Over the last several months, we've been chronicling the seemingly endless emergence of new Religious Right groups and coalitions. 

In recent months we've witnessed the arrival of the American Principles Project and the Faith and Freedom Institute, which was followed by Ralph Reed's Faith and Freedom Coalition, while Newt Gingrich was unveiling his Renewing American Leadership effort, and Lou Engle was announcing his Call to Action.  And then a bunch of Religious Right leaders came together under the banner of the Freedom Federation, but apparently the Freedom Federation wasn't enough because now there is something Conservative Action Project which has been sending out "memos for the [conservative] movement" on a regular basis [PDF]:

The Conservative Action Project, chaired by former Attorney General Edwin Meese, is designed to facilitate conservative leaders working together on behalf of common goals. Participation is extended to leaders of groups representing all major elements of the conservative movement—economic, social and national security.

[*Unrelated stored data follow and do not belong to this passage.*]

@@ -1442,12 +1477,31 @@
         nn = valid ? (A.nnb_total ? A.nnb_total[a] : nfront) : 0;
         row = A.nl + (size_t)(valid ? a : 0) * A.cap;
     };
+    auto own_rows = [&]() { return task * (64 >> A.ph_shift[phase]) + (lane >> A.ph_shift[phase]); };
     bool has = seek();
-    if (AHEAD && has) pre_rows();
+    const bool deal = A.deal_off != 0;
+    const int win0 = (int)(blockIdx.x >> 3) * (BS >> A.ph_shift[0]);
+    unsigned dkey = 0;
+    if (deal) {
+        const int dshift = A.ph_shift[0], wrow = (int)threadIdx.x >> dshift;
+        const int a0 = xcd * A.rpx + A.ph_off[0] + win0 + wrow;
+        const bool v0 = a0 < row_end;
+        const int nf0 = A.nnb[v0 ? a0 : 0], nt0 = A.nnb_total ? A.nnb_total[v0 ? a0 : 0] : nf0;
+        const double4 p0 = A.posq[3 * (A.c_begin + (v0 ? a0 : 0))];
+        dkey = cdeal_key(v0, cdeal_edge(p0.x, p0.y, p0.z, A.box, A.margin), nf0, nt0, dshift, DUAL, wrow);
+    } else if (AHEAD && has) pre_rows(own_rows());
 
     const int used = A.host_bytes + (DUAL ? A.guest_bytes : 0) + (SS ? A.host_ss_bytes + (DUAL ? A.guest_ss_bytes : 0) : 0);
     double2 tabs[(160 * 1024) / (BS * 16)];
     amm_stage_issue<BS>(tabs, A.tab_image, used);
+    if (deal) {
+        cdeal_rank<BS>(dkey, A.ph_shift[0], s_lds + A.deal_off);
+        const int wrow = win0 + cdeal_row(s_lds + A.deal_off, BS, A.ph_shift[0], wave, lane);
+        phase = 0;
+        task = task0;
+        has = __builtin_amdgcn_readfirstlane(xcd * A.rpx + A.ph_off[0] + wrow) < row_end;
+        if (AHEAD && has) pre_rows(wrow);
+    }
     amm_stage_commit<BS>(tabs, s_lds, used);
     amm_stage_rest<BS>(tabs, A.tab_image, s_lds, used);
 #if defined(AMM_EXP_TAB_GLOBAL)
@@ -1473,7 +1527,7 @@
     c1.sign = 1.0;
     g1.sign = 1.0;
     while (has) {
-        if (!AHEAD) pre_rows();
+        if (!AHEAD) pre_rows(deal ? win0 + cdeal_row(s_lds + A.deal_off, BS, A.ph_shift[0], wave, lane) : own_rows());
         const int t_a = a, t_cs = cs, t_sub = sub, t_lpa = lpa;
         const bool t_valid = valid;
         int i_sites = 0;
@@ -1513,7 +1567,7 @@
         else cwalk_rows<FAM, CMODE, GFAM, 1, SMASK>(A, c1, g1, tabh, tabg, erfcx, pi, li, i_sites, so, sog, sign, row, nfront, nn, sub, lpa, cs, f, fg CWALK_T_ARG);
         task += nwx;
         has = seek();
-        if (AHEAD && has) pre_rows();
+        if (AHEAD && has) pre_rows(own_rows());
         for (int off = t_lpa >> 1; off > 0; off >>= 1) {
 #pragma unroll
             for (int k = 0; k < 9; ++k) {
@@ -1544,8 +1598,13 @@
         for (int phase = 0; phase < A.nphase; ++phase) {
             const int shift = A.ph_shift[phase], row0 = xcd * A.rpx + A.ph_off[phase], ntask = A.ph_ntask[phase];
             const int rpw = 64 >> shift;
-            for (int task = (int)(blockIdx.x >> 3) * WPB + (int)(threadIdx.x >> 6); task < ntask; task += nwx) {
-                const int a = row0 + task * rpw + (lane >> shift);
+            int task = (int)(blockIdx.x >> 3) * WPB + (int)(threadIdx.x >> 6), drow = 0;
+            if (deal) {
+                drow = win0 + cdeal_row(s_lds + A.deal_off, BS, shift, wave, lane);
+                task = __builtin_amdgcn_readfirstlane(row0 + drow) < row_end ? 0 : ntask;
+            }
+            for (; task < ntask; task += nwx) {
+                const int a = row0 + (deal ? drow : task * rpw + (lane >> shift));
                 const bool valid = a < row_end;
 #ifdef AMM_CPAIR_TIMING
                 cepi_rows(E, A.box, A.c_begin + (valid ? a : 0), valid, lane & ((1 << shift) - 1), t_epi);
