## Add halo-tiled stride-2 3x3 data-gradient kernel computing all four parity classes

Adds a dedicated halo kernel for the stride-2 3x3 conv data-gradient. Each tile loads a single dy halo and accumulates all four output parity classes in separate accumulator sets, then stores each class through the existing epilogue. This replaces four separate parity-class launches, each of which re-read dy and weights. It also swaps integer divides in the output-row mapping for fast divisors. In exchange, the kernel holds four times the accumulators, which adds register pressure, and the row-keep indexing in the epilogue changes to use the mapped row.

```diff
diff --git a/face-recognition-pytorch_amd/frhip/csrc/igemm_halo.h b/face-recognition-pytorch_amd/frhip/csrc/igemm_halo.h
--- a/face-recognition-pytorch_amd/frhip/csrc/igemm_halo.h
+++ b/face-recognition-pytorch_amd/frhip/csrc/igemm_halo.h
@@ -19,13 +19,13 @@
     FastDiv d_hw, d_w;
 };
 
-template <typename T, int WM, int WN, int MT, int HBUFS>
+template <typename T, int WM, int WN, int MT, int HBUFS, bool S2 = false>
 struct HaloTile {
     static constexpr int WAVES = WM * WN, THREADS = 64 * WAVES;
     static constexpr int WROWS = MT * 16, BM = WM * WROWS, BN = WN * 64;
     static constexpr int BKE = NT_ROWB / (int)sizeof(T);
     static constexpr int MAXW = 56;
-    static constexpr int HROWS = ((BM + 2 * MAXW + 2 + 7) / 8) * 8;
+    static constexpr int HROWS = ((BM + (S2 ? 1 : 2) * MAXW + 2 + 7) / 8) * 8;
     static constexpr int ZROW = HROWS * NT_ROWB;
     static constexpr int HALO_BYTES = ZROW + NT_ROWB;
     static constexpr int WBUF_BYTES = BN * NT_ROWB;
@@ -42,14 +42,18 @@
     }
 };
 
-template <typename T, int WM, int WN, int MT, int HBUFS, bool XF = false>
+template <typename T, int WM, int WN, int MT, int HBUFS, bool XF = false, bool S2 = false>
 struct HaloMainloop {
     static_assert(!XF || (HBUFS == 1 && std::is_same<T, bf16_t>::value), "operand transform: single-buffer bf16 tile only");
-    typedef HaloTile<T, WM, WN, MT, HBUFS> Tile;
+    static_assert(!S2 || (!XF && std::is_same<T, bf16_t>::value), "stride-2 data-gradient: bf16 only, no operand transform");
+    typedef HaloTile<T, WM, WN, MT, HBUFS, S2> Tile;
     typedef typename Mma<T>::Frag Frag;
     static constexpr int BM = Tile::BM, BN = Tile::BN, BKE = Tile::BKE;
-
-    f32x4_t acc[4][MT];
+    static constexpr int NCLS = S2 ? 4 : 1;
+    static constexpr int tap_class(int tap) { return S2 ? 2 * (tap / 3 != 1) + (tap % 3 != 1) : 0; }
+    static constexpr bool tap_first(int tap) { return S2 ? (tap == 0 || tap == 1 || tap == 3 || tap == 4) : tap == 0; }
+
+    f32x4_t acc[4 * NCLS][MT];
 
     __device__ __forceinline__ void run(const HaloGeom& g, const void* __restrict__ a_ptr,
                                         const void* __restrict__ b_ptr, char* smem, int mtile, int ntile) {
@@ -58,9 +62,9 @@
         const __amdgpu_buffer_rsrc_t ra = make_rsrc(a_ptr, g.a_bytes);
         const __amdgpu_buffer_rsrc_t rb = make_rsrc(b_ptr, g.b_bytes);
         const int m0 = mtile * BM;
-        const int hrows = BM + 2 * g.W + 2;
+        const int hrows = BM + (S2 ? 1 : 2) * g.W + 2;
         const int npieces = (hrows + 7) >> 3;
-        const int p_lo = m0 - g.W - 1;
+        const int p_lo = S2 ? m0 : m0 - g.W - 1;
         const int sub = lane >> 3;
         const uint32_t chunk_bytes = (uint32_t)(((lane & 7) ^ sub) * 16);
         const int nchunks = g.C / BKE;
@@ -122,7 +126,8 @@
             uint32_t tt[9];
 #pragma unroll
             for (int tap = 0; tap < 9; ++tap) {
-                const int tc = g.W + 1 + g.sign * ((tap / 3 - 1) * g.W + (tap % 3 - 1));
+                const int tc = S2 ? (tap / 3 == 0 ? g.W : 0) + (tap % 3 == 0 ? 1 : 0)
+                                  : g.W + 1 + g.sign * ((tap / 3 - 1) * g.W + (tap % 3 - 1));
                 tt[tap] = (uint32_t)(tc * NT_ROWB) + (uint32_t)((fg ^ ((fi + tc) & 7)) << 4);
             }
             const uint32_t zoff = (uint32_t)(Tile::ZROW + (fg << 4));
@@ -139,7 +144,7 @@
                 const uint32_t aq = (uint32_t)(q * NT_ROWB);
 #pragma unroll
                 for (int tap = 0; tap < 9; ++tap) {
-                    const bool ok = vy[tap / 3] && vx[tap % 3];
+                    const bool ok = S2 ? live && (tap / 3 != 0 || dn) && (tap % 3 != 0 || rt) : vy[tap / 3] && vx[tap % 3];
                     const uint32_t off = ok ? aq + tt[tap] : zoff;
                     if (mt & 1) xa[tap][mt >> 1] |= off << 16;
                     else xa[tap][mt >> 1] = off;
@@ -177,18 +182,18 @@
                 }
             }
         };
-        auto mfma_set = [&](auto set_c) {
-            constexpr int SET = decltype(set_c)::value;
+        auto mfma_set = [&](auto set_c, auto cls_c) {
+            constexpr int SET = decltype(set_c)::value, A0 = 4 * decltype(cls_c)::value;
 #pragma unroll
             for (int mt = 0; mt < MT; ++mt)
 #pragma unroll
                 for (int nt = 0; nt < 4; ++nt) {
                     if constexpr (FRHIP_ABL & 2) { Frag fa = wf[SET][nt], fb = xf[SET][mt]; asm volatile("" :: "v"(fa), "v"(fb)); }
-                    else Mma<T>::run(wf[SET][nt], xf[SET][mt], acc[nt][mt]);
-                }
-        };
-        auto mfma_set_first = [&](auto set_c) {
-            constexpr int SET = decltype(set_c)::value;
+                    else Mma<T>::run(wf[SET][nt], xf[SET][mt], acc[A0 + nt][mt]);
+                }
+        };
+        auto mfma_set_first = [&](auto set_c, auto cls_c) {
+            constexpr int SET = decltype(set_c)::value, A0 = 4 * decltype(cls_c)::value;
 #pragma unroll
             for (int mt = 0; mt < MT; ++mt)
 #pragma unroll
@@ -196,7 +201,7 @@
                     f32x4_t z = f32x4_t{0.f, 0.f, 0.f, 0.f};
                     if constexpr (FRHIP_ABL & 2) { Frag fa = wf[SET][nt], fb = xf[SET][mt]; asm volatile("" :: "v"(fa), "v"(fb)); }
                     else Mma<T>::run(wf[SET][nt], xf[SET][mt], z);
-                    acc[nt][mt] = z;
+                    acc[A0 + nt][mt] = z;
                 }
         };
         auto interleave = [&]() {
@@ -230,6 +235,7 @@
             const int it0 = ch * 9;
             auto tap_body = [&](auto tap_c) {
                 constexpr int TAP = decltype(tap_c)::value;
+                typedef std::integral_constant<int, tap_class(TAP)> Cls;
                 if constexpr (!(FRHIP_ABL & 8)) {
                     weights(it0 + TAP + 2);
                     if (HBUFS == 2) {
@@ -239,8 +245,8 @@
                     }
                 }
                 load_frags(I1{}, I1{}, hb_c, std::integral_constant<int, TAP % Tile::WRING>{}, tap_c);
-                if (TAP == 0 && ch == 0) mfma_set_first(I0{});
-                else mfma_set(I0{});
+                if (tap_first(TAP) && ch == 0) mfma_set_first(I0{}, Cls{});
+                else mfma_set(I0{}, Cls{});
                 interleave();
                 if constexpr (FRHIP_ABL & 8) asm volatile("s_waitcnt vmcnt(0)" ::: "memory");
                 else if constexpr (Tile::ITER_PIECES == 1) asm volatile("s_waitcnt vmcnt(1)" ::: "memory");
@@ -254,7 +260,7 @@
                     load_frags(I0{}, I0{}, hb_c, std::integral_constant<int, (TAP + 1) % Tile::WRING>{}, std::integral_constant<int, (TAP + 1) % 9>{});
                 else
                     load_frags(I0{}, I0{}, std::integral_constant<int, HBN>{}, I0{}, I0{});
-                mfma_set(I1{});
+                mfma_set(I1{}, Cls{});
                 interleave();
             };
             tap_body(std::integral_constant<int, 0>{}); tap_body(std::integral_constant<int, 1>{});
@@ -280,8 +286,9 @@
         asm volatile("s_waitcnt vmcnt(0)" ::: "memory");
     }
 
-    template <typename TS>
+    template <typename TS, int CLS = 0>
     __device__ __forceinline__ char* stage_out(char* smem) {
+        static_assert(CLS < NCLS, "parity class");
         constexpr int P = Tile::template stage_pitch<TS>();
         const int lane = lane_id();
         const int fi = lane & 15, fg = lane >> 4;
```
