__device__ __forceinline__ void block_reduce_pass_a(double& s1, double& s2, double& s3, bool want3, float& mg, float& mz, double* red)
{
    const int tid = threadIdx.x;
#pragma unroll
    for (int m = 32; m > 0; m >>= 1) {
        s1 += wunet_shfl_xor_d(s1, m);
        s2 += wunet_shfl_xor_d(s2, m);
        if (want3) s3 += wunet_shfl_xor_d(s3, m);
        mg = fmaxf(mg, wunet_shfl_xor(mg, m));
        mz = fmaxf(mz, wunet_shfl_xor(mz, m));
    }
    if ((tid & 63) == 0) {
        const int w = tid >> 6;
        red[w] = s1; red[WUNET_WAVES + w] = s2; red[2 * WUNET_WAVES + w] = s3;
        red[3 * WUNET_WAVES + w] = (double)mg; red[4 * WUNET_WAVES + w] = (double)mz;
    }
    __syncthreads();
    s1 = (red[0] + red[1]) + (red[2] + red[3]);
    s2 = (red[WUNET_WAVES] + red[WUNET_WAVES + 1]) + (red[WUNET_WAVES + 2] + red[WUNET_WAVES + 3]);
    s3 = (red[2 * WUNET_WAVES] + red[2 * WUNET_WAVES + 1]) + (red[2 * WUNET_WAVES + 2] + red[2 * WUNET_WAVES + 3]);
    mg = fmaxf(fmaxf((float)red[3 * WUNET_WAVES], (float)red[3 * WUNET_WAVES + 1]), fmaxf((float)red[3 * WUNET_WAVES + 2], (float)red[3 * WUNET_WAVES + 3]));
    mz = fmaxf(fmaxf((float)red[4 * WUNET_WAVES], (float)red[4 * WUNET_WAVES + 1]), fmaxf((float)red[4 * WUNET_WAVES + 2], (float)red[4 * WUNET_WAVES + 3]));
}

template <int MODE, bool E0 = false>
struct PassALoads {
    wunet_f4 z, g;
    float e0, e1;
    float d[MODE == A_UP ? 13 : 1];
    wunet_f4 xw[E0 ? 5 : 1];
    size_t zi; int b, l;
};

The Conservative Action Project doesn't seem to have a fixed membership, though the memos usually carry the names of people like Wendy Wright of Concerned Women for America, Tony Perkins of the Family Research Council and Gary Bauer of American Values, among others.

To date, the coalition has issued memos demanding that heathcare legislation contain lawsuit reform and doesn't include coverage for abortion, one blasting President Obama for supposedly carrying out an "apology and appeasement tour," one decrying the "culture of corruption," and a new memo "requiring that legislation be available on the Internet for 72 hours before consideration by the House."

This new group seems to have some sort of link to the Center for National Policy, considering that the contact info listed on this memo uses the email address: @cfnpaction.org. The Council for National Policy's URL is cfnp.org, and it has an affiliated c4 known as CNP Action.